» **Extracted data**
━━━━

# Cyan4973/FiniteStateEntropy

Measured on AMD Instinct MI355X. Metric: MB/s encode+decode per GPU on 32KB probagen blocks; bit-exact vs CPU ref, higher is better.
Workload: dtype u8; 1 GPU; probagen Proba14, 100000 x 32KB blocks per GPU, FSE encode+decode (one-shot calls at the reference's default limits: tableLog 11, decode maxLog 12), bit-exact check; blocks_per_gpu=100000, block_bytes=32768, codec=fse, parity=fse: roundtrip-all-blocks

## Files before the change

### finitestateentropy_amd/csrc/capi_batch.hip

```cpp
#include "internal.h"

extern "C" int FSEHIP_HIST_count_batch(unsigned* d_counts, unsigned* d_maxSymbolValues, size_t* d_results,
                                       const void* d_src, size_t srcStride, const size_t* d_sizes, size_t uniformSize,
                                       size_t nBlocks, void* stream)
{
    HistArgs a;
    a.counts = d_counts; a.maxSVs = d_maxSymbolValues; a.uniformMaxSV = 255; a.useUniformIn = 0;
    a.results = d_results; a.src = mkview(d_src, srcStride, d_sizes, uniformSize); a.nBlocks = nBlocks;
    return (int)launch_hist(a, (hipStream_t)stream);
}

extern "C" int FSEHIP_FSE_compress_usingCTable_batch(void* d_dst, size_t dstStride, size_t dstCapacity, size_t* d_results,
                                                     const void* d_src, size_t srcStride, const size_t* d_sizes, size_t uniformSize,
                                                     const FSEHIP_FSE_CTable* d_ctables, size_t ctableStrideU32, unsigned maxTableLog,
                                                     size_t nBlocks, void* stream)
{
    if (maxTableLog == 0 || maxTableLog > FSEHIP_FSE_MAX_TABLELOG) maxTableLog = FSEHIP_FSE_MAX_TABLELOG;
    FseEncArgs a;
    a.dst = (u8*)d_dst; a.dstStride = dstStride; a.dstCapacity = dstCapacity; a.results = d_results;
    a.src = mkview(d_src, srcStride, d_sizes, uniformSize);
    a.ctables = d_ctables; a.ctStrideU32 = ctableStrideU32; a.meta = nullptr;
    a.maxTableLog = maxTableLog; a.G = 0; a.slotU32 = 0; a.nBlocks = nBlocks; a.list = nullptr; a.count = nullptr;
    return (int)launch_fse_encode_auto(a, (hipStream_t)stream);
}

extern "C" int FSEHIP_FSE_decompress_usingDTable_batch(void* d_dst, size_t dstStride, size_t dstCapacity, size_t* d_results,
                                                       const void* d_cSrc, size_t cStride, const size_t* d_cSizes, size_t uniformCSize,
                                                       const FSEHIP_FSE_DTable* d_dtables, size_t dtableStrideU32, unsigned maxTableLog,
                                                       size_t nBlocks, void* stream)
{
    if (maxTableLog == 0 || maxTableLog > FSEHIP_FSE_MAX_TABLELOG) maxTableLog = FSEHIP_FSE_MAX_TABLELOG;
    FseDecArgs a;
    a.dst = (u8*)d_dst; a.dstStride = dstStride; a.dstCapacity = dstCapacity; a.results = d_results;
    a.csrc = mkview(d_cSrc, cStride, d_cSizes, uniformCSize);
    a.dtables = d_dtables; a.dtStrideU32 = dtableStrideU32; a.atab = nullptr; a.symtab = nullptr; a.meta = nullptr;
    a.maxTableLog = maxTableLog; a.G = 0; a.slotU32 = 0; a.nBlocks = nBlocks; a.tlMin = 0; a.declineNb0 = 0; a.onlyDeclined = 0;
    a.symScratch = nullptr; a.slotBitmap = nullptr; a.nSlots = 0; a.scratchSlotBytes = 0;
    return (int)launch_fse_decode(a, (hipStream_t)stream);
}
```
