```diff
@@ -1032,6 +1116,14 @@
                                     float* dbias, int C, long S, void* ws, size_t ws_bytes, void* stream, unsigned* guard) {
   if (!w1) { set_error("instnorm_act_bwd_dbias_h2_rank1: null pointer"); return NC_ERR_ARG; }
   return in_bwd_dbias_h2(dy1, w1, x, mean, rstd, slope, dxs, dbias, 1, C, S, ws, ws_bytes, stream, guard);
+}
+int instnorm_act_bwd_dbias_h2_pool(const float* skip, long skip_stride, const float* dyp, const unsigned char* idx, int D, int H, int W, const float* x,
+                                   const float* mean, const float* rstd, float slope, void* dxs, float* dbias, int N, int C, void* ws, size_t ws_bytes,
+                                   void* stream, unsigned* guard) {
+  if (!dyp || !idx) { set_error("instnorm_act_bwd_dbias_h2_pool: null pointer"); return NC_ERR_ARG; }
+  if (D < 2 || H < 2 || W < 2 || ((D | H | W) & 1)) { set_error("instnorm_act_bwd_dbias_h2_pool: even extents"); return NC_ERR_SHAPE; }
+  const PoolG pl{dyp, idx, skip_stride, (long)(D / 2) * (H / 2) * (W / 2), C, H, W, H / 2, W / 2};
+  return in_bwd_dbias_h2(skip, nullptr, x, mean, rstd, slope, dxs, dbias, N, C, (long)D * H * W, ws, ws_bytes, stream, guard, &pl);
 }
 int instnorm_relu_tail_sigmoid(const float* x, const float* mean, const float* rstd, const float* w1, const float* b1, const float* w2,
                                const float* b2, float* y, int C, long S, hipStream_t s) {
```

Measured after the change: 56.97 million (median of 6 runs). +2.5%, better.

━━━━

» **Exercise details**
Copy the data above in its entirety, exactly as given.

» **Problem solution**
# Cyan4973/FiniteStateEntropy

Measured on AMD Instinct MI355X. Metric: MB/s encode+decode per GPU on 32KB probagen blocks; bit-exact vs CPU ref, higher is better.
Workload: dtype u8; 1 GPU; probagen Proba14, 100000 x 32KB blocks per GPU, FSE encode+decode (one-shot calls at the reference's default limits: tableLog 11, decode maxLog 12), bit-exact check; blocks_per_gpu=100000, block_bytes=32768, codec=fse, parity=fse: roundtrip-all-blocks

## Files before the change

### finitestateentropy_amd/csrc/capi_batch.hip

```cpp
#include "internal.h"

extern "C" int FSEHIP_HIST_count_batch(unsigned* d_counts, unsigned* d_maxSymbolValues, size_t* d_results,
                                       const void* d_src, size_t srcStride, const size_t* d_sizes, size_t uniformSize,
                                       size_t nBlocks, void* stream)
{
    HistArgs a;
    a.counts = d_counts; a.maxSVs = d_maxSymbolValues; a.uniformMaxSV = 255; a.useUniformIn = 0;
    a.results = d_results; a.src = mkview(d_src, srcStride, d_sizes, uniformSize); a.nBlocks = nBlocks;
    return (int)launch_hist(a, (hipStream_t)stream);
}

extern "C" int FSEHIP_FSE_compress_usingCTable_batch(void* d_dst, size_t dstStride, size_t dstCapacity, size_t* d_results,
                                                     const void* d_src, size_t srcStride, const size_t* d_sizes, size_t uniformSize,
                                                     const FSEHIP_FSE_CTable* d_ctables, size_t ctableStrideU32, unsigned maxTableLog,
                                                     size_t nBlocks, void* stream)
{
    if (maxTableLog == 0 || maxTableLog > FSEHIP_FSE_MAX_TABLELOG) maxTableLog = FSEHIP_FSE_MAX_TABLELOG;
    FseEncArgs a;
    a.dst = (u8*)d_dst; a.dstStride = dstStride; a.dstCapacity = dstCapacity; a.results = d_results;
    a.src = mkview(d_src, srcStride, d_sizes, uniformSize);
    a.ctables = d_ctables; a.ctStrideU32 = ctableStrideU32; a.meta = nullptr;
    a.maxTableLog = maxTableLog; a.G = 0; a.slotU32 = 0; a.nBlocks = nBlocks; a.list = nullptr; a.count = nullptr;
    return (int)launch_fse_encode_auto(a, (hipStream_t)stream);
}

extern "C" int FSEHIP_FSE_decompress_usingDTable_batch(void* d_dst, size_t dstStride, size_t dstCapacity, size_t* d_results,
                                                       const void* d_cSrc, size_t cStride, const size_t* d_cSizes, size_t uniformCSize,
                                                       const FSEHIP_FSE_DTable* d_dtables, size_t dtableStrideU32, unsigned maxTableLog,
                                                       size_t nBlocks, void* stream)
{
    if (maxTableLog == 0 || maxTableLog > FSEHIP_FSE_MAX_TABLELOG) maxTableLog = FSEHIP_FSE_MAX_TABLELOG;
    FseDecArgs a;
    a.dst = (u8*)d_dst; a.dstStride = dstStride; a.dstCapacity = dstCapacity; a.results = d_results;
    a.csrc = mkview(d_cSrc, cStride, d_cSizes, uniformCSize);
    a.dtables = d_dtables; a.dtStrideU32 = dtableStrideU32; a.atab = nullptr; a.symtab = nullptr; a.meta = nullptr;
    a.maxTableLog = maxTableLog; a.G = 0; a.slotU32 = 0; a.nBlocks = nBlocks; a.tlMin = 0; a.declineNb0 = 0; a.onlyDeclined = 0;
    a.symScratch = nullptr; a.slotBitmap = nullptr; a.nSlots = 0; a.scratchSlotBytes = 0;
    return (int)launch_fse_decode(a, (hipStream_t)stream);
}
```
```diff
@@ -1032,6 +1116,14 @@
                                     float* dbias, int C, long S, void* ws, size_t ws_bytes, void* stream, unsigned* guard) {
   if (!w1) { set_error("instnorm_act_bwd_dbias_h2_rank1: null pointer"); return NC_ERR_ARG; }
   return in_bwd_dbias_h2(dy1, w1, x, mean, rstd, slope, dxs, dbias, 1, C, S, ws, ws_bytes, stream, guard);
+}
+int instnorm_act_bwd_dbias_h2_pool(const float* skip, long skip_stride, const float* dyp, const unsigned char* idx, int D, int H, int W, const float* x,
+                                   const float* mean, const float* rstd, float slope, void* dxs, float* dbias, int N, int C, void* ws, size_t ws_bytes,
+                                   void* stream, unsigned* guard) {
+  if (!dyp || !idx) { set_error("instnorm_act_bwd_dbias_h2_pool: null pointer"); return NC_ERR_ARG; }
+  if (D < 2 || H < 2 || W < 2 || ((D | H | W) & 1)) { set_error("instnorm_act_bwd_dbias_h2_pool: even extents"); return NC_ERR_SHAPE; }
+  const PoolG pl{dyp, idx, skip_stride, (long)(D / 2) * (H / 2) * (W / 2), C, H, W, H / 2, W / 2};
+  return in_bwd_dbias_h2(skip, nullptr, x, mean, rstd, slope, dxs, dbias, N, C, (long)D * H * W, ws, ws_bytes, stream, guard, &pl);
 }
 int instnorm_relu_tail_sigmoid(const float* x, const float* mean, const float* rstd, const float* w1, const float* b1, const float* w2,
                                const float* b2, float* y, int C, long S, hipStream_t s) {
```

Measured after the change: 56.97 million (median of 6 runs). +2.5%, better.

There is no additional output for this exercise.